Sheldon Museum of Art at the University of Nebraska–Lincoln has opened two new exhibitions — “Sheldon Treasures” and “Barriers and Disparities: Housing in America” — in addition to continuing its major feature “Person of Interest.”
“Sheldon Treasures” provides a fresh exploration of works from the museum’s permanent collection, and “Barriers and Disparities” is a new exhibition that invites dialogue about America’s history of inequitable access to housing.

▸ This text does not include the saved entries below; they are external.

struct ChainCall {
  Handle* h; const double *S, *A, *b; KuuCoefs2 cf; int kind; double s; long M, D; Ws w; int* info; hipStream_t st; const FusedFin* fin;
  double t_enter;
};
static void scale_after(const ChainCall& c, const ChainPlan& p) {
  const long n = c.M * c.D;
  if (p.scale_c) hipLaunchKernelGGL(scale_kernel, dim3((unsigned)((n + 255) / 256)), dim3(256), 0, c.st, c.w.c, 1.0 / c.s, n);
  if (p.scale_alpha) hipLaunchKernelGGL(scale_kernel, dim3((unsigned)((n + 255) / 256)), dim3(256), 0, c.st, c.w.alpha, 1.0 / c.s, n);
}
static void set_pending_forward(Handle* h, const KuuCoefs2& cf, const TableSlot& slot) {
  for (int t = 0; t < ASVGP_MAX_KUU_TERMS; ++t) { h->fwd.coef[t] = cf.c[t]; h->fwd.dcoef[t] = cf.dc[t]; }
  h->fwd.tab = slot.tab; h->fwd.slot = slot.slot; h->fwd.seq = slot.seq;
}
static FusedFin chain_fin(const ChainCall& c, const ChainPlan& p) {
  FusedFin ff{};
  if (c.fin) { ff = *c.fin; ff.finalize = 1; }
  ff.n_helpers = p.n_helpers;
  ff.split = p.split;
  ff.xchg = p.split ? c.w.LP : nullptr;
  ff.assembled = reinterpret_cast<unsigned*>(c.w.fin + 20);
  ff.debug_no_assembly = debug_env().no_assembly;
  ff.debug_stamps = debug_env().chain_stamps;
  return ff;
}
static void interior_dkuu(const PriorPlan* plan, const double* dc, double* dk, double* dkb) {
  double bnd2[2 * PRIOR_BND_DIAGS * PRIOR_BND];
  long lo2 = 0, hi2 = 0;
  prior_plan_interior_kuu(plan, dc, dk, &lo2, &hi2, bnd2);
  for (int sd = 0; sd < 2; ++sd)
    for (int d = 0; d <= BM_B; ++d)
      for (int cI = 0; cI < KI_DKB; ++cI)
        dkb[(sd * 5 + d) * KI_DKB + cI] = bnd2[(size_t)(sd * PRIOR_BND_DIAGS + d) * PRIOR_BND + cI];
}
static int grant_lds(const void* kern, size_t lds_bytes) {
  const hipError_t e = hipFuncSetAttribute(kern, hipFuncAttributeMaxDynamicSharedMemorySize, (int)lds_bytes);
  if (e == hipSuccess) return ASVGP_OK;
  set_error("hipFuncSetAttribute: %s", hipGetErrorString(e));
  return ASVGP_ERR_LDS_CAPACITY;
}

template <int K>
static int launch_planned_mfma(const ChainCall& c, const ChainPlan& p) {
  Handle* h = c.h;
  const Ws& w = c.w;
  const int n_rec = prior_plan_nrec(h->plan);
  const bool host_times = debug_env().host_times != 0;
  KuuInterior ki;
  prior_plan_interior_kuu(h->plan, c.cf.c, ki.k, &ki.lo, &ki.hi, ki.bnd);
  interior_dkuu(h->plan, c.cf.dc, ki.dk, ki.dkb);
  ki.dk_tab = (ki.lo <= KI_DKB && c.M - ki.hi <= KI_DKB) ? 1 : 0;
  const double t_acq0 = host_times ? now_us() : 0.0;
  TableSlot slot(h);
  const double t_acq1 = host_times ? now_us() : 0.0;
  const double* tab_k = h->tab_dev + (size_t)slot.slot * h->slot_doubles;
  const unsigned long long* ready = h->ready_dev + slot.slot;
  if (p.fwd == FWD_GPU) {
    double* t = nullptr;
    const int rc = handle_prior_dd_forward(h, c.cf.c, c.cf.dc, slot.slot, c.st, &t, nullptr, slot.seq, &ready);
    if (rc) return rc;
    tab_k = t;
  }
  FusedFin ff = chain_fin(c, p);
  const long spin_limit = debug_env().spin_limit;
  auto kern = elbo_chains_mfma_kernel<K>;
  static size_t lds_granted[16] = {0};
  size_t& granted = lds_granted[h->device & 15];
  if (p.lds_bytes > granted) {
    const int rc = grant_lds(reinterpret_cast<const void*>(kern), p.lds_bytes);
    if (rc) return rc;
    granted = p.lds_bytes;
  }
  const double t0 = host_times ? now_us() : 0.0;
  const ThetaBox* box_k = nullptr;
  if (p.fwd == FWD_HOST_BEFORE) {
    (void)prior_plan_eval(h->plan, c.cf.c, c.cf.dc, slot.tab);
    ready = nullptr;
  } else if (p.fwd == FWD_AHEAD) {
    static_assert(sizeof(ThetaBox) <= BOX_BYTES, "theta box");
    if (!h->box_host) {
      if (hipHostMalloc(&h->box_host, BOX_BYTES * TAB_SLOTS, hipHostMallocMapped | hipHostMallocPortable | hipHostMallocCoherent) != hipSuccess ||
          hipHostGetDevicePointer(&h->box_dev, h->box_host, 0) != hipSuccess) {
        if (h->box_host) { (void)hipHostFree(h->box_host); h->box_host = nullptr; }
        set_error("launch-ahead: pinned allocation failed: %s", hipGetErrorString(hipGetLastError()));
        return ASVGP_ERR_HIP;
      }
      memset(h->box_host, 0, BOX_BYTES * TAB_SLOTS);
    }
    ThetaBox* bh = reinterpret_cast<ThetaBox*>(static_cast<char*>(h->box_host) + (size_t)slot.slot * BOX_BYTES);
    __atomic_store_n(&bh->seq, 0ull, __ATOMIC_RELEASE);
    box_k = reinterpret_cast<const ThetaBox*>(static_cast<const char*>(h->box_dev) + (size_t)slot.slot * BOX_BYTES);
  }
  if (h->mirror_dev) { ff.mirror = h->mirror_dev; ff.mirror_seq = ++h->mirror_seq; h->mirror_pending = ff.mirror_seq; }
  if (p.fwd == FWD_WORKER) {
    set_pending_forward(h, c.cf, slot);
    handle_post_forward(h);
  }
  hipLaunchKernelGGL(kern, dim3(p.grid), dim3(BM_THREADS), p.lds_bytes, c.st, ki, c.S, c.cf, w.Kuu, w.dK, c.A, c.b, (int)c.M, w.bcrP, w.SP, w.alpha,
                     w.logdets, c.info, c.s, tab_k, n_rec, h->node_rec_dev, w.bcrK, w.SK, w.dSK, h->done_dev + slot.slot, slot.seq, ready, spin_limit, ff,
                     box_k);
  switch (p.fwd) {
    case FWD_AHEAD: {
      const int rc = slot.launched(check_launch("elbo chains (matrix cores, launched ahead of theta)"));
      if (rc == ASVGP_OK) h->ahead = Handle::PendingAhead{true, slot.slot, slot.seq, slot.tab, c.kind, ff.th.N, ff.th.Nw, ff.th.cw};
      return rc;
    }
    case FWD_GPU: return slot.launched(check_launch("elbo chains (matrix cores, forward pass on the GPU)"));
    case FWD_WORKER: return slot.launched(check_launch("elbo chains (matrix cores, forward pass on the worker thread)"));
    case FWD_DEFERRED:
      h->fwd.valid = true;
      set_pending_forward(h, c.cf, slot);
      return slot.launched(check_launch("elbo chains (matrix cores, forward pass deferred)"));
    default: break;
  }
  const double t1 = host_times ? now_us() : 0.0;
  if (p.fwd == FWD_HOST_INLINE) (void)prior_plan_eval(h->plan, c.cf.c, c.cf.dc, slot.tab);
  if (host_times) {
    static double acc_launch = 0.0, acc_plan = 0.0, acc_pre = 0.0, acc_acq = 0.0, acc_a = 0.0;
    static long calls = 0;
    const bool plan_first = p.fwd == FWD_HOST_BEFORE;
    const double t2 = now_us();
    acc_acq += t_acq1 - t_acq0; acc_a += t_acq0 - c.t_enter;
    acc_pre += t0 - c.t_enter; acc_launch += t1 - t0; acc_plan += t2 - t1;
    if (++calls % 200 == 0) {
      fprintf(stderr, "[entry -> acquire %.1f us, table acquire %.1f us] ", acc_a / 200, acc_acq / 200);
      fprintf(stderr, "[asvgp host times, mean of 200 calls] entry -> launch call %.1f us | launch call (%s) %.1f us | %s %.1f us\n", acc_pre / 200,
              plan_first ? "forward pass + hipLaunchKernel" : "hipLaunchKernel", acc_launch / 200, plan_first ? "-" : "forward pass", acc_plan / 200);
      acc_a = acc_acq = acc_launch = acc_plan = acc_pre = 0.0;
    }
  }
  __atomic_store_n(h->ready_host + slot.slot, slot.seq, __ATOMIC_RELEASE);
  return slot.launched(check_launch("elbo chains (planned prior)"));
}

template <int K, bool TANGENT>
static int launch_planned_bcr(const ChainCall& c, const ChainPlan& p) {
  Handle* h = c.h;
  const Ws& w = c.w;
  constexpr bool HAS_BIG = (K <= 5);
  const int n_rec = prior_plan_nrec(h->plan);
  TableSlot slot(h);
  const double* tab_k = h->tab_dev + (size_t)slot.slot * h->slot_doubles;
  if (p.fwd == FWD_GPU) {
    double* t = nullptr;
    const int rc = handle_prior_dd_forward(h, c.cf.c, c.cf.dc, slot.slot, c.st, &t);
    if (rc) return rc;
    tab_k = t;
  } else {
    (void)prior_plan_eval(h->plan, c.cf.c, c.cf.dc, slot.tab);
    __atomic_store_n(h->ready_host + slot.slot, slot.seq, __ATOMIC_RELEASE);
  }
  const FusedFin ff = chain_fin(c, p);
  auto kern = p.big ? elbo_chains_kernel<K, HAS_BIG> : elbo_chains_kernel<K, false>;
  const int rc = grant_lds(reinterpret_cast<const void*>(kern), p.lds_bytes);
  if (rc) return rc;
  hipLaunchKernelGGL(kern, dim3(p.grid), dim3(BCR_THREADS), p.lds_bytes, c.st, c.S, c.cf, w.Kuu, TANGENT ? w.dK : (double*)nullptr, c.A, c.b,
                     (int)c.M, w.bcrP, w.SP, w.alpha, w.logdets, c.info, c.s, tab_k, n_rec, h->node_rec_dev, w.bcrK, w.SK, w.dSK,
                     h->done_dev + slot.slot, slot.seq, (int)c.D, (int)(p.lds_bytes / sizeof(double)), ff);
  scale_after(c, p);
  return slot.launched(check_launch("elbo chains (planned prior)"));
}

template <int K, bool TANGENT>
static int launch_bcr(const ChainCall& c, const ChainPlan& p) {
  const Ws& w = c.w;
  constexpr bool HAS_BIG = (K <= 5);
  const long E = (long)(K + 1) * c.M;
  hipLaunchKernelGGL(elbo_prepare_kernel, dim3((unsigned)((E + 255) / 256)), dim3(256), 0, c.st, c.S, c.cf, E, c.A, c.s, w.Kuu, w.dK, w.P);
  auto kern = p.big ? elbo_bcr_kernel<K, TANGENT, HAS_BIG> : elbo_bcr_kernel<K, TANGENT, false>;
  const int rc = grant_lds(reinterpret_cast<const void*>(kern), p.lds_bytes);
  if (rc) return rc;
  hipLaunchKernelGGL(kern, dim3(p.grid), dim3(BCR_THREADS), p.lds_bytes, c.st, w.Kuu, w.dK, w.P, c.b, (int)c.M, w.bcrK, w.bcrP, w.SK, w.dSK, w.SP,
                     w.alpha, w.logdets, c.info, debug_env().bcr_stamps, 0, (int)c.D, (int)(p.lds_bytes / sizeof(double)));
  scale_after(c, p);
  return check_launch("elbo chains");
}
template <int K>
static int launch_bcr_prior(const ChainCall& c, const ChainPlan& p) {
  Handle* h = c.h;
  const Ws& w = c.w;
  constexpr bool HAS_BIG = (K <= 5);
  const long E = (long)(K + 1) * c.M;
  hipLaunchKernelGGL(elbo_prepare_kernel, dim3((unsigned)((E + 255) / 256)), dim3(256), 0, c.st, c.S, c.cf, E, c.A, c.s, w.Kuu, w.dK, (double*)nullptr);
  if (h->sync_on) (void)hipEventRecord(h->evK, c.st);
  auto kern = p.big ? elbo_bcr_prior_kernel<K, HAS_BIG> : elbo_bcr_prior_kernel<K, false>;
  const int rc = grant_lds(reinterpret_cast<const void*>(kern), p.lds_bytes);
  if (rc) return rc;
  hipLaunchKernelGGL(kern, dim3(p.grid), dim3(BCR_THREADS), p.lds_bytes, c.st, w.Kuu, w.dK, (int)c.M, w.bcrK, w.SK, w.dSK, w.logdets, c.info,
                     debug_env().bcr_stamps);
  if (h->sync_on) (void)hipEventRecord(h->evP, c.st);
  return check_launch("elbo prior chain");
}
template <int K>
static int launch_bcr_data(const ChainCall& c, const ChainPlan& p) {
  Handle* h = c.h;
  const Ws& w = c.w;
  constexpr bool HAS_BIG = (K <= 5);
  if (h->sync_on) (void)hipStreamWaitEvent(c.st, h->evK, 0);
  auto kern = p.big ? elbo_bcr_data_kernel<K, HAS_BIG> : elbo_bcr_data_kernel<K, false>;
  const int rc = grant_lds(reinterpret_cast<const void*>(kern), p.lds_bytes);
  if (rc) return rc;
  hipLaunchKernelGGL(kern, dim3(p.grid), dim3(BCR_THREADS), p.lds_bytes, c.st, w.Kuu, c.A, c.b, (int)c.M, w.bcrP, w.SP, w.alpha, w.logdets, c.info,
                     debug_env().bcr_stamps, c.s, (int)c.D, (int)(p.lds_bytes / sizeof(double)));
  scale_after(c, p);
  return check_launch("elbo chains");
}

template <int K, bool TANGENT>
static int launch_sweeps(const ChainCall& c, const ChainPlan& p) {
  const Ws& w = c.w;
  const long E = (long)(K + 1) * c.M, D = c.D;
  const int M = (int)c.M;
  hipLaunchKernelGGL(elbo_prepare_kernel, dim3((unsigned)((E + 255) / 256)), dim3(256), 0, c.st, c.S, c.cf, E, c.A, c.s, w.Kuu, w.dK, w.P);
  if (D == 1) {
    hipLaunchKernelGGL((elbo_factor_kernel<K, TANGENT, true>), dim3(p.grid), dim3(64), 0, c.st, w.Kuu, w.dK, w.P, w.LK, w.dLK, w.LP, c.b, w.c, M, c.info);
    hipLaunchKernelGGL((elbo_inverse_kernel<K, TANGENT, true>), dim3(p.grid), dim3(64), 0, c.st, w.LK, w.dLK, w.LP, w.SK, w.dSK, w.SP, w.c, w.alpha, M);
  } else {
    hipLaunchKernelGGL((elbo_factor_kernel<K, TANGENT, false>), dim3(p.grid), dim3(64), 0, c.st, w.Kuu, w.dK, w.P, w.LK, w.dLK, w.LP, c.b, w.c, M, c.info);
    hipLaunchKernelGGL(elbo_trsv_kernel<K>, dim3((unsigned)D), dim3(64), 0, c.st, w.LP, M, c.b, w.c, D, 0, 1.0);
    hipLaunchKernelGGL((elbo_inverse_kernel<K, TANGENT, false>), dim3(p.grid), dim3(64), 0, c.st, w.LK, w.dLK, w.LP, w.SK, w.dSK, w.SP, w.c, w.alpha, M);
    hipLaunchKernelGGL(elbo_trsv_kernel<K>, dim3((unsigned)D), dim3(64), 0, c.st, w.LP, M, w.c, w.alpha, D, 1, 1.0);
  }
  scale_after(c, p);
  return check_launch("elbo chains");
}

template <int K, bool TANGENT>
static int run_chains(Handle* h, const double* stats, const double* S, int kind, double v, double l, double s, long M, long D,
                      Ws w, int* info, hipStream_t st, ChainPlan& p, int part = 0, const FusedFin* fin = nullptr) {
  ChainCall c{h, S, stats, stats ? stats + (long)(K + 1) * M : nullptr, {}, kind, s, M, D, w, info, st, fin, debug_env().host_times ? now_us() : 0.0};
  for (int t = 0; t < ASVGP_MAX_KUU_TERMS; ++t) c.cf.c[t] = c.cf.dc[t] = 0.0;
  const int rc = asvgp_matern_coeffs(kind, v, l, c.cf.c, c.cf.dc, &c.cf.n);
  if (rc) return rc;
  const bool have_plan = h->plan && prior_plan_M(h->plan) == M && prior_plan_k(h->plan) == K && prior_plan_terms(h->plan) == c.cf.n;
  p = plan_chains<K, TANGENT>(ChainPlanIn{h->band_algo, have_plan, have_plan ? prior_plan_nrec(h->plan) : 0, have_plan && prior_plan_interior(h->plan),
                                          M, D, part, fin != nullptr, h->ahead_req, h->prior_forward_gpu, h->fwd_worker, h->defer_forward,
                                          debug_env().no_split != 0, debug_env().plan_first != 0});
  if (p.status) { set_error("%s", p.msg); return p.status; }
  if (p.nothing) return ASVGP_OK;
  switch (p.path) {
    case PATH_PLANNED_MFMA: if constexpr (K == BM_B) return launch_planned_mfma<K>(c, p); break;
    case PATH_PLANNED_BCR: return launch_planned_bcr<K, TANGENT>(c, p);
    case PATH_BCR: return launch_bcr<K, TANGENT>(c, p);
    case PATH_BCR_PRIOR: if constexpr (TANGENT) return launch_bcr_prior<K>(c, p); break;
    case PATH_BCR_DATA: return launch_bcr_data<K>(c, p);
    case PATH_SWEEPS: return launch_sweeps<K, TANGENT>(c, p);
  }
  set_error("elbo chains: no launcher for this plan in this unit");
  return ASVGP_ERR_UNSUPPORTED;
}

template <int K>
int ElboLauncher<K>::run(Handle* h, const double* stats, const double* S, int kind, double v, double l, double s, long N, long M, long D,
                         double* out, int* info, void* ws, hipStream_t st, int part) {
  {
    Ws w = carve(ws, M, K, D);
    ChainPlan p;
    h->mirror_pending = 0;
    ElboScalars th{v, l, s, (double)N, (double)N, 0.0};
    if (h->w_set) { th.N = h->w_npos; th.Nw = h->w_sum; th.cw = 0.5 * (double)D * h->w_sumlog; }
    const int fin_blocks = (int)((M + 255) / 256 < 64 ? (M + 255) / 256 : 64);
    static_assert(BCR_THREADS == 256, "the fused finalize shares the chain kernel's workgroup size");
    const FusedFin ff{stats, th, 1.0 / s, w.fin, reinterpret_cast<unsigned*>(w.fin + 16), reinterpret_cast<unsigned*>(w.fin + 18), nullptr, out, D, 0, 0};
    int rc = run_chains<K, true>(h, stats, S, kind, v, l, s, M, D, w, info, st, p, part, part == 1 ? nullptr : &ff);
    if (rc || (part == 1)) return rc;
    if (p.path == PATH_PLANNED_BCR || p.path == PATH_PLANNED_MFMA) return check_launch("elbo_grad_1d (fused)");
    const bool bcr = p.path != PATH_SWEEPS;
    if (h->sync_on && p.path == PATH_BCR_DATA && h->evP) (void)hipStreamWaitEvent(st, h->evP, 0);
    hipLaunchKernelGGL(elbo_finalize_kernel<K>, dim3(fin_blocks), dim3(256), 0, st, stats, w.Kuu, w.dK, w.LK, w.LP, w.SK,
                       w.dSK, w.SP, w.c, w.alpha, bcr ? w.logdets : (const double*)nullptr, M, K, D, th,
                       bcr ? 1.0 / s : 1.0, w.fin, reinterpret_cast<unsigned*>(w.fin + 16), out);
    return check_launch("elbo_grad_1d");
  }
}
template <int K>
int PostLauncher<K>::run(Handle* h, const double* stats, const double* S, int kind, double v, double l, double s, long M, long D,
                         double* alpha, double* W, int* info, void* ws, hipStream_t st, double* Pinv) {
  {
    Ws w = carve(ws, M, K, D);
    ChainPlan p;
    int rc = run_chains<K, false>(h, stats, S, kind, v, l, s, M, D, w, info, st, p);
    if (rc) return rc;
    long E = (long)(K + 1) * M;
    hipLaunchKernelGGL(scale_sub_kernel, dim3((unsigned)((E + 255) / 256)), dim3(256), 0, st, w.SP, w.SK, W, E);
    hipError_t e = hipMemcpyAsync(alpha, w.alpha, sizeof(double) * M * D, hipMemcpyDeviceToDevice, st);
    if (e == hipSuccess && Pinv) e = hipMemcpyAsync(Pinv, w.SP, sizeof(double) * E, hipMemcpyDeviceToDevice, st);
    if (e != hipSuccess) { set_error("hipMemcpyAsync: %s", hipGetErrorString(e)); return ASVGP_ERR_HIP; }
    return check_launch(Pinv ? "posterior_prepare_loo_1d" : "posterior_prepare_1d");
  }
}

The exhibitions run through July 3.
For those people who wish to visit the exhibitions online, the museum offers virtual galleries and learning guides on its website.
The works in “Sheldon Treasures,” many of which are familiar to visitors, are given new context by being installed in pairs on the gallery walls.
“The collection was started in 1888, so many of the objects have been seen and enjoyed by generations of visitors,” said Wally Mason, director and chief curator of Sheldon. “Our job, as a museum, is to figure out ways to make those old objects relevant again.”
The reimagined format of “Sheldon Treasures” is a concept Mason brought with him when he started his position in 2014. Having done a similar installation as director of the Haggerty Museum of Art at Marquette University, he had grown fond of juxtaposing two works to encourage new interpretations of objects that might not typically be thought of together.
“That’s when the magic really happens,” Mason said.
Major works in the exhibition include visitor favorites by Edward Hopper, Norman Rockwell, Kay Sage and Albert Bierstadt.
The museum also has drawn from its holdings for the exhibition “Barriers and Disparities,” which features works by Ansel Adams, Gordon Parks, James VanDerZee and other notable artists.
“Barriers and Disparities” is part of Speak Up for Housing Rights, a collaboration of civic, legal, education and arts groups committed to increasing public awareness of issues of housing accessibility and eviction in Lincoln.
The exhibition presents housing-related works of art from selected moments in the history of the United States from the 1840s to the 1990s.
Sheldon adheres to all university guidelines regarding COVID-19. Face masks are required and social distancing should be practiced inside the museum. Additionally, the museum limits building capacity, provides hand sanitation stations and has increased the cleaning of frequently touched surfaces.